Note that the tree that is output per default in the Whole Genome Alignment view is a Neighbor-Joining tree based on the distance matrix (see the beginning of this section).
Figure 3.8: Whole Genome Alignment view. The star next to the top genome name indicates that this genome was chosen as a reference.
An alignment block (shown as a colored box) corresponds to a region of the genome that is aligned to a region on at least one other genome. The position of the box relative to the sequence indicates the strand on which the alignment was identified: above the sequence for the plus strand, below the sequence for the minus strand. When hovering the mouse over a block, the corresponding alignment blocks on the aligned genomes will be highlighted. The connected alignment blocks (which will share the same color) can be thought of as an ordinary linear multiple sequence alignment: they will not contain any internal rearrangements.
When clicking on a position on a genome, the view will automatically modify so that the aligned positions are centered on top of each other. When double clicking an alignment block, the regions covered by the connected alignment blocks will be selected.
The Whole Genome Alignment view shares most of the functionality of the ordinary sequence viewer: this includes the ability to show any annotations on the genomes (such as CDS or Gene annotations), searching for gene names (using the "Find" panel), and zooming down to the nucleotide level.

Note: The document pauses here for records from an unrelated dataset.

@@ -141,6 +151,28 @@
         mtile = (rest % t8) * 8 + xcd;
     }
     const ConvDesc d = descs[zmem];
+    int rows_g = 0, rows_n = 0, rows_t0 = 0;
+    if constexpr (ROWS) {
+        const int G = d.Nimg >> 1, tpg = (2 * d.Hp * d.Wp + BM - 1) / BM;
+        const int ksr = blockIdx.y / d.ntiles_n;
+        int take = 0;
+        for (int q = 0; q < d.ksplit; ++q) {
+            if ((ninner >> q) & 1) continue;
+            const int ng = ((d.shared_slices >> q) & 1) ? 1 : G;
+            int listed = 0, nonfin = 0;
+            for (int g = 0; g < ng; ++g) { const int c = d.c4_cnt[q * G + g]; listed += c & 0x3fffffff; nonfin |= c >> 30; }
+            const bool lp = !nonfin && (long long)listed * 1024 < (long long)mt_max * ng * 2 * d.Hp * d.Wp;
+            take |= lp ? 1 << q : 0;
+            if (blockIdx.x == 0 && blockIdx.y == 0 && threadIdx.x == 0) { d.c4_hdr[2 * q] = listed; d.c4_hdr[2 * q + 1] = lp; }
+        }
+        if (blockIdx.x == 0 && blockIdx.y == 0 && threadIdx.x == 0)
+            *const_cast<int*>(&descs[0].skip_slices) = ninner | take;
+        if (!((take >> ksr) & 1)) return;
+        rows_g = mtile / tpg; rows_t0 = (mtile - rows_g * tpg) * BM;
+        if (((d.shared_slices >> ksr) & 1) && rows_g > 0) return;
+        rows_n = d.c4_cnt[ksr * G + rows_g];
+        if (rows_t0 >= rows_n) return;
+    } else
     if (mtile * BM >= d.M) return;
     constexpr int NT = WM * WN * 64;
     constexpr int RPI = NT / KQ;
@@ -159,12 +191,13 @@
     const int ks = blockIdx.y / d.ntiles_n;
     const int m0 = mtile * BM, n0 = (blockIdx.y - ks * d.ntiles_n) * BN;
     const int hw = d.Hp * d.Wp;
-    const int g0 = (m0 / hw) >> 1;
+    const int g0 = ROWS ? rows_g : (m0 / hw) >> 1;
 
     const int kq = tid % KQ, lrow = tid / KQ;
     int* rtab = reinterpret_cast<int*>(&As[0]);
     for (int row_ = tid; row_ < BM; row_ += NT) {
-        const int m = m0 + row_;
+        int m = m0 + row_;
+        if constexpr (ROWS) m = rows_t0 + row_ < rows_n ? d.c4_list[((size_t)ks * (d.Nimg >> 1) + rows_g) * 2 * hw + rows_t0 + row_] : d.M;
         int pix = -1, base = 0, mg = 0, slot = -1;
         if (m < d.M) {
             const int img = m / hw, rem = m - img * hw;
@@ -175,17 +208,19 @@
             base = (img * d.Hin + y0) * d.Win + x0;
             int msk = 0;
             for (int t = 0; t < d.ntaps; ++t) {
-                const int iy = y0 + descs[zmem].offy[t], ix = x0 + descs[zmem].offx[t];
+                const int to = ROWS ? rows_tap(t) : t;
+                const int iy = y0 + descs[zmem].offy[to], ix = x0 + descs[zmem].offx[to];
                 msk |= ((iy >= 0) & (iy < d.Hin) & (ix >= 0) & (ix < d.Win)) ? (1 << t) : 0;
             }
             mg = msk | ((SSLDS ? ((img >> 1) - g0) * d.Cin : (img >> 1)) << 16);
+            if constexpr (ROWS) pix = m;
         }
         rowpix[row_] = pix; rowslot[row_] = (signed char)slot;
         rtab[2 * row_] = base; rtab[2 * row_ + 1] = mg;
     }
-    if (tid < 16) tapdelta[tid] = (int)descs[zmem].offy[tid] * d.Win + (int)descs[zmem].offx[tid];
+    if (tid < 16) { const int to = ROWS ? rows_tap(tid) : tid; tapdelta[tid] = (int)descs[zmem].offy[to] * d.Win + (int)descs[zmem].offx[to]; }
     if (SSLDS) {
-        const int ng = min(((min(m0 + BM, d.M) - 1) / hw >> 1) - g0 + 1, SS_CAP / d.Cin);
+        const int ng = ROWS ? 1 : min(((min(m0 + BM, d.M) - 1) / hw >> 1) - g0 + 1, SS_CAP / d.Cin);
         for (int idx = tid; idx < ng * d.Cin; idx += NT) {
             const int g = g0 + idx / d.Cin, c = idx % d.Cin;
             const bool s1 = c >= d.src[0].C;
@@ -222,7 +257,8 @@
     const int kt_begin = ks * d.kt_per;
     const int nkt = min(d.K / BK, kt_begin + d.kt_per);
     const int cpt = d.Cin / BK;
-    int tap = d.tap_inner ? kt_begin % d.ntaps : kt_begin / cpt, c0 = (d.tap_inner ? kt_begin / d.ntaps : kt_begin % cpt) * BK;
+    const bool tap_in = ROWS || d.tap_inner;
+    int tap = tap_in ? kt_begin % d.ntaps : kt_begin / cpt, c0 = (tap_in ? kt_begin / d.ntaps : kt_begin % cpt) * BK;
     __syncthreads();
 #pragma unroll
     for (int it = 0; it < A_IT; ++it) {
@@ -259,12 +295,12 @@
             const float* q = reinterpret_cast<const float*>(sss_ + (size_t)g0 * sst_ + cc_);                      \
             qu0 = rp_ldg4(q); qu1 = rp_ldg4(q + 4);                                                               \
         }                                                                                                         \
-        const int kof_ = (tap * d.Cin + c0) * (S3 ? 3 : 2) / 2;                                                   \
+        const int kof_ = ((ROWS ? rows_tap(tap) : tap) * d.Cin + c0) * (S3 ? 3 : 2) / 2;                          \
         _Pragma("unroll") for (int it = 0; it < B_IT; ++it) {                                                     \
             rb[it] = rp_ldg4(b_src[it] + kof_);                                                                   \
             if (S3) { const float2 l_ = rp_ldg2(b_src[it] + kof_ + 32 - kq * 2); rbl[S3 ? it : 0] = l_; }          \
         }                                                                                                         \
-        if (d.tap_inner) { ++tap; if (tap == d.ntaps) { tap = 0; c0 += BK; } }                                    \
+        if (tap_in) { ++tap; if (tap == d.ntaps) { tap = 0; c0 += BK; } }                                         \
         else { c0 += BK; if (c0 == d.Cin) { c0 = 0; ++tap; } }                                                    \
     }
 
@@ -373,7 +409,8 @@
         for (int i = 0; i < MI; ++i)
 #pragma unroll
             for (int r = 0; r < 16; ++r) {
-                const int m = m0 + wm * MI * 32 + i * 32 + (r & 3) + 8 * (r >> 2) + 4 * (lane >> 5);
+                int m = m0 + wm * MI * 32 + i * 32 + (r & 3) + 8 * (r >> 2) + 4 * (lane >> 5);
+                if constexpr (ROWS) { m = rowpix[m - m0]; if (m < 0) continue; }
                 if (m >= d.M) continue;
 #pragma unroll
                 for (int j = 0; j < NI; ++j) rp_stg(po + (size_t)m * d.cout_pad + n0 + wn * NI * 32 + j * 32 + (lane & 31), acc[i][j][r]);
@@ -1450,7 +1487,9 @@
         const int img = m / hw, rem = m - img * hw;
         const int msh = (img & 1) * hw + rem;
         for (int ks = 0; ks < d.ksplit; ++ks) {
-            const float4 v = rp_ldg4(d.partial + ((size_t)ks * d.M + (((d.shared_slices >> ks) & 1) ? msh : m)) * d.cout_pad + c4);
+            int mr = ((d.shared_slices >> ks) & 1) ? msh : m;
+            if (d.c4_map && d.c4_hdr[2 * ks + 1]) mr = d.c4_map[(size_t)ks * d.M + mr];
+            const float4 v = rp_ldg4(d.partial + ((size_t)ks * d.M + mr) * d.cout_pad + c4);
             a.x += v.x; a.y += v.y; a.z += v.z; a.w += v.w;
         }
         const int yp = rem / d.Wp, xp = rem - yp * d.Wp;
@@ -1858,7 +1897,9 @@
             const int img = m / hw, rem = m - img * hw;
             const int msh = (img & 1) * hw + rem;
             for (int ks = 0; ks < d.ksplit; ++ks) {
-                const float4 v = rp_ldg4(d.partial + ((size_t)ks * d.M + (((d.shared_slices >> ks) & 1) ? msh : m)) * d.cout_pad + c4);
+                int mr = ((d.shared_slices >> ks) & 1) ? msh : m;
+                if (d.c4_map && d.c4_hdr[2 * ks + 1]) mr = d.c4_map[(size_t)ks * d.M + mr];
+                const float4 v = rp_ldg4(d.partial + ((size_t)ks * d.M + mr) * d.cout_pad + c4);
                 a.x += v.x; a.y += v.y; a.z += v.z; a.w += v.w;
             }
             const int yp = rem / d.Wp, xp = rem - yp * d.Wp;
@@ -2115,6 +2156,66 @@
     int2* fills = reinterpret_cast<int2*>(zt + ZT_HDR + (size_t)12 * cap) + (size_t)(layer * 6 + q) * cap;
     if (tid < cnt[0] && base[0] + tid < cap) list[base[0] + tid] = comp[tid];
     if (tid < cnt[1] && base[1] + tid < cap) fills[base[1] + tid] = fl[tid];
+}
+
+constexpr int C4R_N = RS / ZT_BLK, C4R_HW = C4R_N * C4R_N;
+static_assert(C4R_N == ZT_NB, "conv4's grid is the occupancy grid");
+constexpr int C4R_THETA_1024 = 717;
+inline size_t c4r_ints(int n) { return 16 + (size_t)6 * (n / 2) + (size_t)12 * n * C4R_HW; }
+__global__ __launch_bounds__(256) void conv4_row_list_kernel(const unsigned* __restrict__ occ, ZtMembers mem, int G, int* __restrict__ cnt,
+                                                             int* __restrict__ list, int* __restrict__ map) {
+    constexpr int R = 2 * C4R_HW, PER = (R + 255) / 256;
+    const int g = blockIdx.x, q = blockIdx.y, tid = threadIdx.x;
+    if (mem.nimg[q] == 0) return;
+    if (2 * g >= mem.nimg[q]) { if (tid == 0) cnt[q * G + g] = 0; return; }
+    __shared__ unsigned ow[2 * ZT_NB];
+    __shared__ int rep[9], nonfin, scan[256];
+    __shared__ unsigned char red[R];
+    if (tid == 0) nonfin = 0;
+    if (tid < 9) rep[tid] = R;
+    __syncthreads();
+    if (tid < 2 * ZT_NB) {
+        const unsigned v = occ[((size_t)(2 * g + tid / ZT_NB) * 6 + q) * ZT_NB + tid % ZT_NB];
+        ow[tid] = v;
+        if (v >> 31) nonfin = 1;
+    }
+    __syncthreads();
+    auto cls_of = [](int r) {
+        const int rem = r % C4R_HW, oy = rem / C4R_N, ox = rem - oy * C4R_N;
+        return 3 * (oy == 0 ? 0 : (oy == C4R_N - 1 ? 2 : 1)) + (ox == 0 ? 0 : (ox == C4R_N - 1 ? 2 : 1));
+    };
+    for (int r = tid; r < R; r += 256) {
+        const int img = r / C4R_HW, rem = r - img * C4R_HW, oy = rem / C4R_N, ox = rem - oy * C4R_N;
+        const int bx0 = max(ox - 1, 0), bx1 = min(ox + 2, C4R_N);
+        const unsigned mask = ((1u << bx1) - 1u) & ~((1u << bx0) - 1u);
+        unsigned any = 0u;
+        for (int by = max(oy - 1, 0); by < min(oy + 2, C4R_N); ++by) any |= ow[img * ZT_NB + by] & mask;
+        const bool rd = any == 0u && !nonfin;
+        red[r] = rd ? 1 : 0;
+        if (rd) atomicMin(&rep[cls_of(r)], r);
+    }
+    __syncthreads();
+    const int r0 = tid * PER, r1 = min(r0 + PER, R);
+    int keep = 0;
+    for (int r = r0; r < r1; ++r) keep += (!red[r] || rep[cls_of(r)] == r) ? 1 : 0;
+    scan[tid] = keep;
+    __syncthreads();
+    for (int off = 1; off < 256; off <<= 1) {
+        const int v = tid >= off ? scan[tid - off] : 0;
+        __syncthreads();
+        scan[tid] += v;
+        __syncthreads();
+    }
+    int pos = scan[tid] - keep;
+    if (tid == 255) cnt[q * G + g] = scan[255] | (nonfin ? 1 << 30 : 0);
+    int* lst = list + ((size_t)q * G + g) * R;
+    int* mp = map + ((size_t)q * G + g) * R;
+    for (int r = r0; r < r1; ++r) {
+        const int rp = rep[cls_of(r)];
+        const bool k = !red[r] || rp == r;
+        if (k) lst[pos++] = g * R + r;
+        mp[r] = g * R + (k ? r : rp);
+    }
 }
 
 template <bool PAIR>
@@ -2333,7 +2434,7 @@
     size_t w1_off = 0;
     size_t wh_off = 0, bh_off = 0;
     std::map<std::pair<void*, int>, void*> plans;
-    struct SelfState { uint64_t tag = 0, gen = 0; int n = 0, H = 0, W = 0; bool pose_only = false; };
+    struct SelfState { uint64_t tag = 0, gen = 0; int n = 0, H = 0, W = 0; bool pose_only = false; bool c4_rows = false; };
     std::map<void*, SelfState> self_state;
     std::map<std::string, Layer> layers;
     std::map<std::string, Buf> bufs;
@@ -2341,6 +2442,8 @@
     size_t gb_floats = 0;
     int last_n = 0;
     const int* last_zt_counts = nullptr;
+    const int* last_c4_hdr = nullptr;
+    int last_c4_nimg[6] = {0, 0, 0, 0, 0, 0};
     int64_t last_zt_units[2] = {0, 0};
     bool w1_finite = false;
     struct A1zState { uint64_t gen = 0; int n = 0, H = 0, W = 0; };
@@ -2603,6 +2706,9 @@
     bool zt = false;
     int zt_nimg[6] = {0, 0, 0, 0, 0, 0};
     int64_t zt_units[2] = {0, 0};
+    bool c4_rows = false;
+    int c4_desc = -1, c4_skip = 0;
+    int c4_nimg[6] = {0, 0, 0, 0, 0, 0};
 };
 
 struct Builder {
@@ -2626,6 +2732,7 @@
     int probe_desc = -1;
     int* zt = nullptr;
     int zt_layer = -1;
+    int* c4r = nullptr;
 
     float* buf(const std::string& b);
     float2* ssb(const std::string& b);
@@ -2878,6 +2985,13 @@
         if (ok) {
             if (shared_slices && (d.Cin / BK) % ksplit == 0) plan->descs[first].shared_slices = shared_slices;
             if (skip_slices && (d.Cin / BK) % ksplit == 0) plan->descs[first].skip_slices = skip_slices;
+            if (c4r && plan->zt && force_ksplit == 6 && ksplit == 6 && d.Cin == 6 * 128 && d.Hp == C4R_N && d.Wp == C4R_N && d.Nimg == n && cp == 256) {
+                ConvDesc& dd = plan->descs[first];
+                const size_t Mr = (size_t)n * C4R_HW;
+                dd.c4_hdr = c4r; dd.c4_cnt = c4r + 16; dd.c4_list = c4r + 16 + 6 * G; dd.c4_map = c4r + 16 + 6 * G + 6 * Mr;
+                plan->c4_rows = true; plan->c4_desc = first; plan->c4_skip = dd.skip_slices;
+                for (int q = 0; q < 6; ++q) plan->c4_nimg[q] = ((dd.skip_slices >> q) & 1) ? 0 : (((dd.shared_slices >> q) & 1) ? 2 : n);
+            }
             Op o; o.type = OP_CONV_STRIP; o.first = first; o.count = 1; o.cfg = 0; o.split = net->prec;
             o.grid = dim3((unsigned)((d.M + 127) / 128), (cp / 128) * ksplit, 1);
             plan->ops.push_back(o);
@@ -3049,7 +3163,7 @@
     net->a1z_state.clear();
 }
 
-struct WsOffsets { size_t act, ss, partial, splitk, statp, persist, snap, zt, total; };
+struct WsOffsets { size_t act, ss, partial, splitk, statp, persist, snap, zt, c4r, total; };
 
 WsOffsets ws_offsets(RelposeSCNet* net, int n) {
     Plan dry;
@@ -3065,6 +3179,7 @@
     o.persist = off; off += rp_align(dry.persist_floats * sizeof(float));
     o.snap = off; off += rp_align(dry.snap_floats * sizeof(float));
     o.zt = off; off += rp_align(zt_ints(n) * sizeof(int));
+    o.c4r = off; off += rp_align(c4r_ints(n) * sizeof(int));
     o.total = off;
     return o;
 }
@@ -3259,15 +3374,17 @@
     const bool pose_only = (flags & RELPOSE_FWD_POSE_OUTPUTS) != 0 && !variant;
     Plan* plan = nullptr;
     RelposeSCNet::SelfState commit;
+    const bool zt_on = g_rp_tune[RELPOSE_TUNE_ZERO_TILES] != 1;
+    const bool c4_on = zt_on && g_rp_tune[RELPOSE_TUNE_CONV4_ROWS] != 1;
+    commit.c4_rows = c4_on;
     commit.tag = self_tag; commit.n = n; commit.H = H; commit.W = W; commit.pose_only = pose_only; commit.gen = ws_gen;
     if (flags & RELPOSE_FWD_NEW_WORKSPACE) net->self_state.erase(workspace);
     RelposeSCNet::SelfState prev = net->self_state[workspace];
     net->self_state[workspace] = RelposeSCNet::SelfState();
     bool self_cached = self_tag != 0 && prev.tag == self_tag && prev.n == n && prev.H == H && prev.W == W && prev.pose_only == pose_only && !zero_warp &&
-                       prev.gen == ws_gen;
+                       prev.gen == ws_gen && prev.c4_rows == c4_on;
     int snap_mode = 0;
-    const bool zt_on = g_rp_tune[RELPOSE_TUNE_ZERO_TILES] != 1;
-    const int ds_key = ((g_rp_tune[RELPOSE_TUNE_DECONV_STRIP] == 1 ? 1 : 0) << 28) | ((zt_on ? 0 : 1) << 29);
+    const int ds_key = ((g_rp_tune[RELPOSE_TUNE_DECONV_STRIP] == 1 ? 1 : 0) << 28) | ((zt_on ? 0 : 1) << 29) | ((c4_on ? 0 : 1) << 30);
     for (int attempt = 0; attempt < 2 && !plan; ++attempt) {
         snap_mode = self_cached ? 2 : (self_tag != 0 ? 1 : 0);
         const int plan_key = (int)n | (zero_warp ? 1 << 24 : 0) | (pose_only ? 1 << 25 : 0) | (self_cached ? 1 << 26 : 0) | (snap_mode == 1 ? 1 << 27 : 0) | ds_key;
@@ -3288,6 +3405,7 @@
         B.persist = (float*)(ws + o.persist);
         B.snapbuf = (float*)(ws + o.snap); B.snap_mode = snap_mode; p->snap_mode = snap_mode;
         B.zt = zt_on ? (int*)(ws + o.zt) + zt_occ_ints(n) : nullptr;
+        B.c4r = c4_on ? (int*)(ws + o.c4r) : nullptr;
         build_plan(net, n, B);
         if (B.rc) {
             delete p;
@@ -3339,7 +3457,7 @@
     else
         hipLaunchKernelGGL(resize_in_kernel, dim3(2048), dim3(256), 0, s, x, act + net->bufs["X0"].off * n, n, H, W, plan->self_cached ? 8 : 0);
     mark(-3);
-    net->last_zt_counts = nullptr;
+    net->last_zt_counts = nullptr; net->last_c4_hdr = nullptr;
     net->last_zt_units[0] = plan->zt_units[0]; net->last_zt_units[1] = plan->zt_units[1];
     net->last_c1_units = 0; net->last_c1_codes = false; net->last_occ = plan->zt;
     if (plan->zt) {
@@ -3349,6 +3467,15 @@
         if (!occ_fused)
             hipLaunchKernelGGL(x0_occupancy_kernel, dim3(n * ZT_NB), dim3(256), 0, s, act + net->bufs["X0"].off * n, occ, ztp, plan->self_cached ? 8 : 0);
         hipLaunchKernelGGL(zero_tile_list_kernel, dim3(G, 6, 2), dim3(128), 0, s, occ, ztp, zm, n * ZT_PPI);
+        if (plan->c4_rows) {
+            const ConvDesc& d4 = plan->descs[plan->c4_desc];
+            ZtMembers cm;
+            for (int q = 0; q < 6; ++q) cm.nimg[q] = plan->c4_nimg[q];
+            hipLaunchKernelGGL(conv4_row_list_kernel, dim3(G, 6), dim3(256), 0, s, occ, cm, G, const_cast<int*>(d4.c4_cnt), const_cast<int*>(d4.c4_list),
+                               const_cast<int*>(d4.c4_map));
+            net->last_c4_hdr = d4.c4_hdr;
+            for (int q = 0; q < 6; ++q) net->last_c4_nimg[q] = plan->c4_nimg[q];
+        }
         mark(-2);
         net->last_zt_counts = ztp;
     }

The Whole Genome Alignment view has a few special options:
- Blocks visible (%) This option makes it possible to hide the smallest alignment blocks. A value of 20 means that only the longest 20% of the alignment blocks will be shown. The default value is chosen such that 100 alignment blocks are visible.
- Color by reference position Alignment blocks are colored according to their position on the chromosomes/contigs of the reference genome. This option is only available if a reference genome is chosen. Reference genomes are indicated by star prepending the genome name (see figure 3.3).
- Highlight connected contigs When hovering an alignment block, chromosomes/contigs not part of the alignment will be dimmed.
- Show tree When the editor is opened, a tree is shown to the left of the genomes. This is the tree created by the Create Whole Genome Alignment tool using Neighbor-Joining on the distance matrix calculated from the extended seeds. This tree will provide a rough overview of the relations between the genomes: closely related genomes should be located close to each other. It is possible to change the ordering of the genomes by dragging them in the view, but this requires that the "Show tree" option in the side panel has been disabled.
Extracting multiple sequence alignments: When selecting part of a sequence in an alignment block, it is possible to use the context menu to extract the selection into an ordinary multiple sequence alignment (figure 3.4):
Figure 3.9: Whole genome alignment viewer.
Open as Sequence List in New View: When using the context menu on a genome (figure 3.5), it is possible to open the genome as a new sequence list, including any re-ordering, shifting, and reverse complementing done as part of the alignment.
Figure 3.10: Whole genome alignment viewer.